Using bigger pieces of worm, bites were often missed, probably something like 1 in 5 resulted in a banked fish. So where was this massive Roach then, ? nowhere to be seen. It didn’t help that I had to cut the session early too as a flu fever took over and hot sweats changed to my entire body covered in goose bumps. I was rough the rest of the weekend. With the closed season here with us next week, it will have to wait for another day. I returned through the woods and again took a load of dumped angler’s rubbish hanging from tree home, discarded rubbish today was a load of cheap Polish beer cans and tins of sweetcorn, in a Lanes carrier bag. I despair.

Monday 2 March 2015

Medusa Machination

With the air temperature on the increase I was hoping the Barbel might be on the move after a few weeks of cold and wet wintry weather. The Warwickshire Avon was still up after a deluge of rain from the previous week it remained caliginous and tea like in colour. It suited a pungent bait, a Medusa ball of ammonia leaking maggots. I filled a swim feeder with meaty groundbait and cooked hemp and positioned in an area of slack just off the main flow of the river.

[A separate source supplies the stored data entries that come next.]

#ifndef ERSP_PRIO
#define ERSP_PRIO 1
#endif
  if (ERSP_PRIO && NW == 8 && wave >= 4) __builtin_amdgcn_s_setprio(1);
  int q = 0;
  if ((int)blockIdx.x < ntiles) {
    stage_dma(0, 0);
    stage_dma(1, 1);
    halo_dma(blockIdx.x, hbuf);
  }
  for (int it = 0, tile = blockIdx.x; tile < ntiles; tile += gridDim.x, ++it) {
    const bool has_next = tile + (int)gridDim.x < ntiles;
    const char* hb = hbuf + (it & 1) * HBUF;
    const int n = tile / tpi, tr = tile - n * tpi;
    const int oy0 = (tr / a.tiles_x) * TH, ox = (tr - (tr / a.tiles_x) * a.tiles_x) * TW + r16;

    auto begin_stage = [&](int ls) -> const char* {
      if (ls == 0) {
        if (it == 0) wait_vm<0>();
        else wait_vm<PPW + ST>();
      } else if (ls == 1) {
        if (has_next) wait_vm<ST + PPW + HP>();
        else wait_vm<ST + PPW>();
      } else if (ls == 2) {
        if (has_next) wait_vm<HP + PPW>();
        else wait_vm<PPW>();
      } else if (ls + 1 < NST || has_next) {
        wait_vm<PPW>();
      } else {
        wait_vm<0>();
      }
      __builtin_amdgcn_s_barrier();
      asm volatile("" ::: "memory");
      if (ls + 2 < NST) stage_dma(ls + 2, (q + 2) % 3);
      else if (has_next) stage_dma(ls + 2 - NST, (q + 2) % 3);
      if (ls == 0 && has_next) halo_dma(tile + gridDim.x, hbuf + ((it + 1) & 1) * HBUF);
      const char* ws = ring + (q % 3) * SLOT + lane * 16;
      ++q;
      return ws;
    };

    f32x4 acc[RPW][NT];
#pragma unroll
    for (int i = 0; i < RPW; ++i)
#pragma unroll
      for (int nt = 0; nt < NT; ++nt) acc[i][nt] = f32x4{0.f, 0.f, 0.f, 0.f};
#pragma unroll 1
    for (int ks = 0; ks < 9 * KC; ++ks) {
      const int t = ks / KC, kc = ks - t * KC, ky = t / 3, kx = t - (t / 3) * 3;
      bf16x8 bh[RPW], bl[RPW];
      const char* wsm = MRG == 2 ? begin_stage(ks) : nullptr;
      {
        const char* ws = MRG == 2 ? wsm : begin_stage(2 * ks);
#pragma unroll
        for (int i = 0; i < RPW; ++i) {
          const int pix = (RPW * wave + i + ky) * HW + r16 + kx;
          bh[i] = frag(hb + (kc * 4 + g) * HPLANE + pix * 16);
          bl[i] = frag(hb + (CH + kc * 4 + g) * HPLANE + pix * 16);
        }
#pragma unroll
        for (int nt = 0; nt < NT; ++nt) {
          const bf16x8 af = frag(ws + nt * 1024);
#pragma unroll
          for (int i = 0; i < RPW; ++i) acc[i][nt] = mfma(af, bl[i], mfma(af, bh[i], acc[i][nt]));
        }
      }
      {
        const char* ws = MRG == 2 ? wsm + NT * 1024 : begin_stage(2 * ks + 1);
#pragma unroll
        for (int nt = 0; nt < NT; ++nt) {
          const bf16x8 af = frag(ws + nt * 1024);
#pragma unroll
          for (int i = 0; i < RPW; ++i) acc[i][nt] = mfma(af, bh[i], acc[i][nt]);
        }
      }
    }

    bf16x8 mh[RPW][KS], ml[RPW][KS];
#pragma unroll
    for (int kk = 0; kk < KS; ++kk)
#pragma unroll
      for (int i = 0; i < RPW; ++i) {
        float v[8];
#pragma unroll
        for (int hh = 0; hh < 2; ++hh) {
          const int nt = 2 * kk + hh;
          const float4 bb = lds_f4(bexp_l + nt * 16 + 4 * g);
          v[4 * hh + 0] = silu(acc[i][nt][0] + bb.x);
          v[4 * hh + 1] = silu(acc[i][nt][1] + bb.y);
          v[4 * hh + 2] = silu(acc[i][nt][2] + bb.z);
          v[4 * hh + 3] = silu(acc[i][nt][3] + bb.w);
        }
        uint2 h0, l0, h1, l1;
        split4(v, h0, l0);
        split4(v + 4, h1, l1);
        mh[i][kk] = __builtin_bit_cast(bf16x8, make_uint4(h0.x, h0.y, h1.x, h1.y));
        ml[i][kk] = __builtin_bit_cast(bf16x8, make_uint4(l0.x, l0.y, l1.x, l1.y));
      }

    f32x4 o[RPW][ON];
#pragma unroll
    for (int i = 0; i < RPW; ++i)
#pragma unroll
      for (int on = 0; on < ON; ++on) o[i][on] = f32x4{0.f, 0.f, 0.f, 0.f};
    const char* wpm = MRG == 2 ? begin_stage(NCE / 2) : nullptr;
#pragma unroll
    for (int pl = 0; pl < 2; ++pl)
#pragma unroll
      for (int ps = 0; ps < NPS; ++ps) {
        const char* ws = MRG == 2 ? wpm + pl * NT * 1024 : begin_stage(NCE + pl * NPS + ps);
#pragma unroll
        for (int nt = 0; nt < NT; ++nt) {
          const int j = ps * NT + nt;
          if (j >= PN) break;
          const int kk = j / ON, on = j - (j / ON) * ON;
          const bf16x8 af = frag(ws + nt * 1024);
#pragma unroll
          for (int i = 0; i < RPW; ++i) {
            o[i][on] = mfma(af, mh[i][kk], o[i][on]);
            if (pl == 0) o[i][on] = mfma(af, ml[i][kk], o[i][on]);
          }
        }
      }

Fishing at dusk and well in to dark certainly in my experience anyway brings out the bigger fish similarly when the water is up and coloured, it really does get them confident and feeding. The Augustus Gloop Affect. The cold is the biggest issue as a big Barbel doesn’t want to waste much energy finding food so making it easier to find can only help. My nose was testament to the odoriferous bait, it stank, a fetid fish finding food if there ever was one. If Mr Whiskers didn’t fancy it I’m sure a greedy Chub would be more than interested, and this morning they were.


3 powerful fighting Chub, 2, 4lb on the nose and another 3lb 14oz that had been in the wars. Not the intended species but I do love catching Chub. The first felt like a Barbel when I was playing it and gave one of the most powerful bites I’ve ever received from one. Respect.